Laïcité et lucidité

Ce texte a d’abord paru dans le journal Métro Montréal le 12 septembre 2013

Le débat sur la Charte des valeurs québécoises sera douloureux. Mais il sera utile, comme le sont tous les débats de société. Il nous aidera à clarifier la volonté commune de la société québécoise sur au moins trois dimensions essentielles.

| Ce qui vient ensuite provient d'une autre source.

Result: faster. 3.976 billion (median of 6 runs) (+4.3%).

```diff
diff --git a/shine_mapping_b200/csrc/shine_b200.cu b/shine_mapping_b200/csrc/shine_b200.cu
--- a/shine_mapping_b200/csrc/shine_b200.cu
+++ b/shine_mapping_b200/csrc/shine_b200.cu
@@ -292,7 +292,6 @@
     for (int i = 0; i < 2; ++i) b[i] = (b3 ? a[2 + i] : a[i]) + __shfl_xor_sync(kFull, b3 ? a[i] : a[2 + i], 8);
     return (b2 ? b[1] : b[0]) + __shfl_xor_sync(kFull, b2 ? b[0] : b[1], 4);
 }
-__device__ __forceinline__ void round_bar(int id) { asm volatile("bar.sync %0, 128;" ::"r"(id) : "memory"); }
 
 __device__ __forceinline__ int frag_chunk(int lane) { return lane ^ ((lane >> 2) & 6); }
 template <int NTF>
@@ -333,16 +332,19 @@
     static constexpr int B3 = W3 + kH;
     static constexpr int GSCALE = B3 + 1;
     static constexpr int kDecGradFloats = kH * kF + kH + kH * kH + kH + kH + 1;
-    static constexpr int RND = B3 + 4;
-    static constexpr int PRE = RND + 8;
+    static constexpr int PRE = B3 + 4;
     static constexpr int kPrePerWarp = 5 * kTile;
     static constexpr int STAGE = PRE + 8 * kPrePerWarp;
-    static constexpr int SA2 = 0;
-    static constexpr int SB2 = SA2 + kTile * kH;
+    static constexpr int SB2 = 0;
     static constexpr int SA1 = SB2 + kTile * kH;
     static constexpr int SX = SA1 + kTile * kH;
-    static constexpr int kStagePerWarp = SX + kTile * kF;
+    static constexpr int SA2 = SX + kTile * kF;
+    static constexpr int SDP = SA2;
+    static constexpr int kStagePerWarp = SA2 + kTile * kH;
+    static constexpr int kStageGrouped = SDP + 2 * kTile;
+    __host__ __device__ static constexpr int stage_per_warp(bool grouped) { return grouped ? kStageGrouped : kStagePerWarp; }
     static constexpr int kGroupPerLevel = 4 * kTile;
+    static constexpr int kW2Part = kH * kH;
 };
 
 constexpr int kMaxGroupedRuns = 6;
@@ -454,6 +456,11 @@
     static_assert(!GROUPED || TRAIN, "the grouped scatter belongs to the training kernels");
     static_assert(!DEC_GRAD || TRAIN, "decoder gradients belong to the training kernels");
     static_assert(SmemPlan::kStagePerWarp >= SmemPlan::kDecGradFloats, "a warp's staging area holds its partial decoder gradient");
+    static_assert(SmemPlan::kStageGrouped >= kH * kF + 3 * kH + 1, "a grouped warp's staging area holds its partial bias / dW1 gradients");
+    static_assert(!(GROUPED && DEC_GRAD) ||
+                      (SmemPlan::STAGE + 8 * (SmemPlan::kStageGrouped + LMAX * SmemPlan::kGroupPerLevel + SmemPlan::kW2Part)) * 4 + 1024 <=
+                          227 * 1024 / SHINE_TRAIN_MINB,
+                  "the grouped kernel's shared memory fits SHINE_TRAIN_MINB blocks/SM");
     extern __shared__ __align__(16) float smem[];
     uint32_t* smu = reinterpret_cast<uint32_t*>(smem);
     const int tid = threadIdx.x, lane = tid & 31, warp = tid >> 5;
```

  1. Notre rapport au catholicisme – On a beau dire que nous aurions collectivement rejeté la religion catholique dans les années 1960, plus de 75 % des Québécois se déclarent catholiques au dernier recensement même s’ils ne fréquentent plus l’église depuis longtemps et qu’ils commettent quotidiennement tous les péchés, véniels ou mortels. À peine 12 % ne déclarent aucune appartenance religieuse. Le débat sur la Charte des valeurs révèle déjà l’attachement durable d’un grand nombre de nos concitoyens à cette religion qui a fait partie de notre histoire et de notre identité. Le maintien du crucifix à l’Assemblée nationale en est le symbole. L’idée d’une Charte nous oblige à revisiter notre relation avec l’Église de Rome.
  2. Notre relation à l’islam – Les musulmans représentent à peine 1 % de la population québécoise. Mais nous avons collectivement souhaité leur présence par des politiques favorisant l’immigration de ressortissants des pays arabes parce qu’ils sont francophones. À notre invitation, ces personnes ont choisi le Québec pour construire leur vie. Ils sont Québécois ! La majorité d’entre eux ne fréquentent pas la mosquée et ne portent aucun signe démonstratif de leur foi. D’autres, oui. Ne soyons pas hypocrites. Le débat sur la laïcité vise d’abord les signes religieux de ces musulmans qui, en affichant leur foi, heurtent nombre de Québécois qui, à tort ou à raison, craignent l’intégrisme et l’islamisme militant. Nombre de femmes québécoises voient dans le port du foulard le signe d’une oppression. Notre relation à l’islam est teintée par un mélange de préjugés, de méconnaissance mais aussi de faits observés ailleurs dans le monde. Ce n’est pas simple. Le présent débat va nous forcer à regarder tout cela en face.
  3. L’articulation entre les libertés individuelles et l’identité collective – Le Québec est une société globalement libérale. L’idéologie des droits de l’Homme imprègne nos lois, notre culture, nos comportements. Nous avons adhéré à l’idée du pluralisme. En même temps, les Québécois forment une nation, une minorité continentale, toujours traversée d’une certaine insécurité. Pour réduire l’insécurité, la population appelle à la définition et à la célébration de « valeurs communes ». Nous avons encore du chemin à faire pour réconcilier ces deux volontés : le respect des libertés individuelles et l’affirmation d’une identité collective. Le débat sur la Charte est au cœur de cette contradiction.